# we1pingyu/CALD

Hardware: AMD Instinct MI355X
Metric: unlabeled images scored/sec (CALD consistency sweep) (higher is better)
Workload: dtype f32

## Files before the change

### cald_amd/_ffi.py

```python
import ctypes as C
import os

_HERE = os.path.dirname(os.path.abspath(__file__))
LIB_PATH = os.path.join(_HERE, "lib", "libcaldhip.so")
_lib = None

c_f = C.POINTER(C.c_float)
c_i = C.POINTER(C.c_int)
c_i64 = C.POINTER(C.c_int64)
c_d = C.POINTER(C.c_double)
c_u8 = C.POINTER(C.c_uint8)
c_i8 = C.POINTER(C.c_int8)


class ModelCfg(C.Structure):
    _fields_ = [("arch", C.c_int), ("depth", C.c_int), ("num_classes", C.c_int), ("min_size", C.c_int),
                ("max_size", C.c_int), ("box_score_thresh", C.c_float), ("box_nms_thresh", C.c_float),
                ("detections_per_img", C.c_int), ("rpn_pre_nms_top_n", C.c_int), ("rpn_post_nms_top_n", C.c_int),
                ("rpn_nms_thresh", C.c_float), ("precision", C.c_int)]


PRECISION = {"fp32": 0, "f16x3": 1}


# ... 141 lines not shown
    "cald_op_gap": (C.c_int, [C.c_void_p, c_f, C.c_int, C.c_int, C.c_int, c_f]),
    "cald_op_lossnet": (C.c_int, [C.c_void_p, C.c_int, c_f, c_f]),
    "cald_op_consistency": (C.c_int, [C.c_void_p, C.c_int, c_f, c_f, c_f, C.c_int, c_f, c_f, c_f, C.c_int, C.c_float, c_f]),
    "cald_op_cls_corr": (C.c_int, [C.c_void_p, C.c_int, c_f, c_i64, C.c_int, c_f]),
    "cald_op_score_batch": (C.c_int, [C.c_void_p, C.POINTER(ScoreProbe)]),
    "cald_op_pair_params": (C.c_int, [C.c_int, C.c_int, C.c_int, C.c_double, c_f]),
    "cald_op_ls_tail": (C.c_int, [C.c_int, c_f, C.c_int, c_f, c_i, c_i, c_d]),
    "cald_op_coco_match": (C.c_int, [C.c_void_p, C.c_int, c_i64, c_i64, c_d, c_d, c_d, c_d, c_u8, c_u8, C.c_int, c_d, C.c_int, c_d,
                                     C.POINTER(C.c_int32), c_u8, c_u8]),
    "cald_op_voc_match": (C.c_int, [C.c_void_p, C.c_int, c_i64, c_i64, c_d, c_u8, c_d, c_i64, C.c_int, c_d, C.c_int64, c_d, c_i64, c_u8, c_u8]),
    "cald_op_pil_resize": (C.c_int, [C.c_void_p, C.c_void_p, C.c_int, C.c_int, C.c_void_p, C.c_int, C.c_int]),
    "cald_op_cutout_rects": (C.c_int, [C.c_uint64, C.c_int, C.c_int, C.c_int, c_f, C.c_int, c_i, c_i]),
    "cald_op_cutout_geometry": (C.c_int, [C.c_int, C.c_int, C.c_int, C.c_int, C.c_int, c_i, C.c_int, c_i, c_i]),
    "cald_op_augment": (C.c_int, [C.c_void_p, C.c_int, C.c_double, C.c_uint64, C.c_void_p, C.c_int, C.c_int, C.c_int, c_f,
                                  C.c_void_p, c_f, c_i]),
    "cald_op_noise_stream": (C.c_int, [C.c_void_p, C.c_uint64, C.c_void_p, C.c_int, C.c_int, C.c_int, c_i, c_d, C.POINTER(C.c_void_p)]),
    "cald_op_frcnn_postprocess": (C.c_int, [C.c_void_p, C.c_int, C.c_int, c_f, c_f, c_f, C.c_int, C.c_int, C.c_int, C.c_int, C.c_float, C.c_float,
                                            C.c_int, c_f, c_f, c_i64, c_f, c_f, c_f, c_i]),
    "cald_op_frcnn_postprocess_min": (C.c_int, [C.c_void_p, C.c_int, C.c_int, c_f, c_f, c_f, C.c_int, C.c_int, C.c_int, C.c_int, C.c_float, C.c_float,
                                                C.c_int, C.c_float, c_f, c_f, c_i64, c_f, c_f, c_f, c_i]),
    "cald_op_ssm_postprocess": (C.c_int, [C.c_void_p, C.c_int, C.c_int, c_f, c_f, c_f, C.c_int, C.c_int, C.c_int, C.c_int, C.c_float, C.c_int,
                                          c_i, c_i, c_f, c_f, c_i8]),
    "cald_op_retina_postprocess": (C.c_int, [C.c_void_p, C.POINTER(c_f), C.POINTER(c_f), c_i, C.c_int, C.c_int, c_f] + [C.c_int] * 6
                                   + [C.c_float, C.c_float, C.c_int, c_f, c_f, c_i64, c_f, c_f, c_i]),
    "cald_op_retina_ssm_postprocess": (C.c_int, [C.c_void_p, C.POINTER(c_f), C.POINTER(c_f), c_i, C.c_int, C.c_int, c_f] + [C.c_int] * 6
                                       + [C.c_float, C.c_float, C.c_int, C.c_void_p, C.c_void_p, c_i, c_i, c_i, c_f, c_f, c_i8]),
    "cald_op_rpn_prune": (C.c_int, [C.c_void_p, C.POINTER(RpnPruneProbe)]),
    "cald_op_roi_align": (C.c_int, [C.c_void_p, C.POINTER(c_f), c_i, C.c_int, C.c_int, c_f, c_f]),
    "cald_op_conv2d": (C.c_int, [C.c_void_p, c_f, C.c_int, C.c_int, C.c_int, c_f, C.c_int, C.c_int, C.c_int, C.c_int,
                                 C.c_int, c_f, c_f, c_f, c_f, C.c_int, c_f]),
    "cald_op_conv_probe": (C.c_int, [C.c_void_p, C.c_int, C.POINTER(ConvProbe), C.c_int, C.c_int, C.c_int, C.c_char_p, C.c_int]),
    "cald_op_mfma_f16": (C.c_int, [C.c_void_p, C.POINTER(C.c_uint16), C.POINTER(C.c_uint16), C.POINTER(C.c_uint32), C.POINTER(C.c_uint32), C.c_int64]),
    "cald_op_conv2d_f16x3": (C.c_int, [C.c_void_p, c_f, C.c_int, C.c_int, C.c_int, c_f, C.c_int, C.c_int, C.c_int, C.c_int,
                                       C.c_int, c_f, c_f, c_f, c_f, C.c_int, c_f]),
    "cald_op_conv_bench": (C.c_int, [C.c_void_p] + [C.c_int] * 12 + [c_d, c_d]),
    "cald_op_row_pack_lookup": (C.c_int, [C.c_int, c_i, c_i, C.c_int, C.c_int, C.c_int64, c_i64, c_i, c_i64, c_i64]),
    "cald_op_transform_size": (C.c_int, [C.c_int, C.c_int, C.c_int, C.c_int, c_i, c_i, c_i, c_i]),
    "cald_debug_tensor": (C.c_int, [C.c_void_p, C.c_char_p, C.c_int, c_f, C.c_int64, c_i64]),
    "cald_jpeg_info": (C.c_int, [C.c_void_p, C.c_size_t, c_i, c_i, c_i]),
    "cald_jpeg_decode_batch": (C.c_int, [C.c_void_p, C.c_int, C.POINTER(C.c_void_p), C.POINTER(C.c_size_t), C.POINTER(C.c_void_p)]),
    "cald_jpeg_probe": (C.c_int, [C.c_void_p, C.c_size_t, c_i, c_i, c_i, c_i]),
    "cald_jpeg_decode_batch_any": (C.c_int, [C.c_void_p, C.c_int, C.POINTER(C.c_void_p), C.POINTER(C.c_size_t), C.POINTER(C.c_void_p)]),
    "cald_jpeg_decode_host": (C.c_int, [C.c_void_p, C.c_size_t, C.c_void_p]),
    "cald_profile_enable": (C.c_int, [C.c_void_p, C.c_int]),
    "cald_profile_read": (C.c_int, [C.c_void_p, c_d, c_d, c_i64, c_d]),
    "cald_profile_prune": (C.c_int, [C.c_void_p, c_d, c_d, c_d, c_d, c_d]),
    "cald_profile_roi_rows": (C.c_int, [C.c_void_p, c_d, c_i64]),
    "cald_profile_cutout": (C.c_int, [C.c_void_p, c_d, c_d, c_i64, c_i64]),
    "cald_model_set_cutout_reuse": (C.c_int, [C.c_void_p, C.c_int, c_i]),
    "cald_profile_cutout_stages": (C.c_int, [C.c_void_p, c_d, c_d, c_d, c_d, c_i64]),
    "cald_model_set_cutout_retention_cap": (C.c_int, [C.c_void_p, C.c_int64, c_i64]),
    "cald_op_cutout_fpn_geometry": (C.c_int, [C.c_int, C.c_int, C.c_int, C.c_int, C.c_int, c_i, C.c_int, c_i, c_i]),
    "cald_model_set_look_fuse": (C.c_int, [C.c_void_p, C.c_int, c_i]),
    "cald_model_set_row_packing": (C.c_int, [C.c_void_p, C.c_int, c_i]),
    "cald_model_set_box_min_size": (C.c_int, [C.c_void_p, C.c_float, c_f]),
    "cald_profile_dump": (C.c_int, [C.c_void_p, C.c_char_p]),
    "cald_train_packed_floats": (C.c_int, [C.c_int] * 6 + [c_i64]),
    "cald_train_pack_conv": (C.c_int, [C.c_void_p] * 5 + [C.c_int] * 6 + [C.c_void_p]),
    "cald_train_pack_plan_scratch_floats": (C.c_int, [C.c_int, C.POINTER(PackJob), c_i64]),
    "cald_train_pack_plan_create": (C.c_int, [C.c_void_p, C.c_int, C.POINTER(PackJob), C.c_void_p, C.c_int64, C.POINTER(C.c_void_p)]),
    "cald_train_pack_plan_run": (C.c_int, [C.c_void_p, C.c_void_p]),
    "cald_train_pack_plan_destroy": (C.c_int, [C.c_void_p]),
    "cald_train_conv": (C.c_int, [C.c_void_p, C.c_int, C.c_int, C.c_int, C.c_void_p, C.c_int, C.c_void_p] + [C.c_int] * 8
                        + [C.c_void_p, C.c_void_p, C.c_int, C.c_int, C.c_void_p, C.c_void_p, C.c_int]),
    "cald_train_conv_group": (C.c_int, [C.c_void_p, C.c_int, C.c_int, c_i, C.POINTER(C.c_void_p), C.c_int, C.POINTER(C.c_void_p)] + [C.c_int] * 8
                              + [C.POINTER(C.c_void_p), C.POINTER(C.c_void_p), C.c_int]),
    "cald_train_conv_wgrad": (C.c_int, [C.c_void_p, C.c_int, C.c_int, C.c_int, C.c_void_p, C.c_int, C.c_int, C.c_void_p, C.c_int,
                                        C.c_int, C.c_int, C.c_int, C.c_int, C.c_int, C.c_void_p, C.c_void_p, C.c_void_p, C.c_int]),
    "cald_train_linear_wgrad": (C.c_int, [C.c_void_p, C.c_int, C.c_void_p, C.c_int, C.c_void_p, C.c_int, C.c_int, C.c_int,
                                          C.c_void_p, C.c_void_p, C.c_int]),
    "cald_train_wgrad_plan": (C.c_int, [C.c_longlong] + [C.c_int] * 12 + [C.POINTER(WgradPlan)]),
    "cald_train_relu_bwd": (C.c_int, [C.c_void_p, C.c_longlong, C.c_int, C.c_void_p, C.c_void_p, C.c_void_p]),
    "cald_train_add": (C.c_int, [C.c_void_p, C.c_longlong, C.c_void_p, C.c_void_p, C.c_void_p]),
    "cald_train_dilate": (C.c_int, [C.c_void_p] + [C.c_int] * 7 + [C.c_void_p, C.c_void_p]),
    "cald_train_upsample_bwd": (C.c_int, [C.c_void_p] + [C.c_int] * 6 + [C.c_void_p, C.c_void_p]),
    "cald_train_rpn_proposals": (C.c_int, [C.c_void_p, C.c_int, C.c_int, C.c_int, c_i, C.POINTER(C.c_void_p), c_i, C.c_int, C.c_int, C.c_int,
                                           C.c_float, C.c_float, C.c_void_p, C.c_void_p]),
    "cald_train_roi_sample_host": (C.c_int, [C.c_int, c_i, c_i, c_i, C.c_void_p, C.c_void_p, C.c_void_p, C.c_int, C.c_double, C.c_int, C.c_int,
                                             C.c_void_p, C.c_void_p, C.c_void_p, C.c_void_p, C.c_void_p, C.c_void_p, c_i, c_i, c_i]),
    "cald_train_roi_gather": (C.c_int, [C.c_void_p, C.c_void_p, C.c_void_p, C.c_void_p, C.c_int, C.c_int, C.c_int] + [C.c_float] * 4 + [C.c_void_p, C.c_void_p]),
    "cald_train_anchors": (C.c_int, [C.c_void_p, C.c_int, C.c_int, C.c_int, c_i, C.c_void_p]),
    "cald_train_match": (C.c_int, [C.c_void_p, C.c_int, C.c_void_p, C.c_int, C.c_void_p, C.c_float, C.c_float, C.c_int, C.c_void_p, C.c_void_p]),
    "cald_train_box_encode": (C.c_int, [C.c_void_p, C.c_int, C.c_void_p, C.c_void_p, C.c_float, C.c_float, C.c_float, C.c_float, C.c_void_p]),
    "cald_train_roi_align": (C.c_int, [C.c_void_p, C.POINTER(C.c_void_p), c_i, C.c_int, C.c_int, C.c_void_p, C.c_void_p]),
    "cald_train_roi_align_bwd": (C.c_int, [C.c_void_p, C.c_int, C.POINTER(C.c_void_p), c_i, C.c_int, C.c_int, C.c_void_p, C.c_void_p]),
    "cald_train_softmax_ce": (C.c_int, [C.c_void_p, C.c_int, C.c_int, C.c_int, C.c_void_p, C.c_void_p, C.c_float, C.c_void_p, C.c_void_p]),
    "cald_train_smooth_l1": (C.c_int, [C.c_void_p, C.c_int, C.c_void_p, C.c_void_p, C.c_void_p, C.c_float, C.c_float, C.c_void_p, C.c_float,
                                       C.c_void_p, C.c_void_p]),
    "cald_train_focal_loss": (C.c_int, [C.c_void_p, C.c_int, c_i, C.c_int, C.c_int, C.c_int, C.c_void_p, C.c_void_p, C.c_void_p, C.c_void_p,
                                        C.c_void_p, C.c_float, C.c_float, C.c_void_p, C.c_void_p]),
    "cald_train_bce_logits": (C.c_int, [C.c_void_p, C.c_int, C.c_void_p, C.c_void_p, C.c_void_p, C.c_float, C.c_void_p, C.c_void_p]),
    "cald_train_softmax_ce_seg": (C.c_int, [C.c_void_p, C.c_int, c_i, C.c_int, C.c_int, C.c_void_p, C.c_void_p, C.c_void_p, C.c_void_p, C.c_void_p]),
    "cald_train_smooth_l1_seg": (C.c_int, [C.c_void_p, C.c_int, c_i, C.c_void_p, C.c_void_p, C.c_void_p, C.c_float, c_f, C.c_void_p, C.c_void_p,
                                           C.c_void_p]),
    "cald_train_bce_logits_seg": (C.c_int, [C.c_void_p, C.c_int, c_i, C.c_void_p, C.c_void_p, C.c_void_p, C.c_void_p, C.c_void_p, C.c_void_p]),
    "cald_train_focal_loss_seg": (C.c_int, [C.c_void_p, C.c_int, c_i, C.c_int, C.c_int, C.c_int, C.c_void_p, C.c_void_p, C.c_void_p, C.c_void_p,
                                            c_f, C.c_float, C.c_void_p, C.c_void_p, C.c_void_p, C.c_void_p]),
    "cald_train_seg_mean": (C.c_int, [C.c_void_p, C.c_int, C.c_void_p, C.c_void_p]),
    "cald_train_add_bcast": (C.c_int, [C.c_void_p, C.c_int, C.c_longlong, C.c_int, C.c_void_p, C.c_void_p, C.c_void_p, C.c_void_p, C.c_longlong]),
    "cald_train_preprocess": (C.c_int, [C.c_void_p, C.c_int, C.POINTER(C.c_void_p), C.POINTER(C.c_void_p), c_i, C.c_int, C.c_int, C.c_void_p]),
    "cald_train_maxpool": (C.c_int, [C.c_void_p, C.c_int, C.c_int, C.c_int, C.c_int, C.c_void_p, C.c_void_p]),
    "cald_train_subsample2": (C.c_int, [C.c_void_p, C.c_int, C.c_int, C.c_int, C.c_int, C.c_void_p, C.c_void_p]),
    "cald_train_sgd": (C.c_int, [C.c_void_p, C.c_longlong, C.c_void_p, C.c_void_p, C.c_void_p, C.c_float, C.c_float, C.c_float, C.c_int]),
    "cald_train_seg_cache_size": (C.c_int, []),
    "cald_comm_unique_id": (C.c_int, [C.c_void_p]),
    "cald_comm_init_rank": (C.c_int, [C.c_void_p, C.c_void_p, C.c_int, C.c_int, C.POINTER(C.c_void_p)]),
# ... 36 lines not shown
```

### cald_amd/csrc/conv_h4.hip

```cpp
#include "h16.h"
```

◆ ◆ ◆

Read the entries above and find each line holding the word "lines". Copy it out.

*TASK SOLUTION*:
# ... 141 lines not shown
# ... 36 lines not shown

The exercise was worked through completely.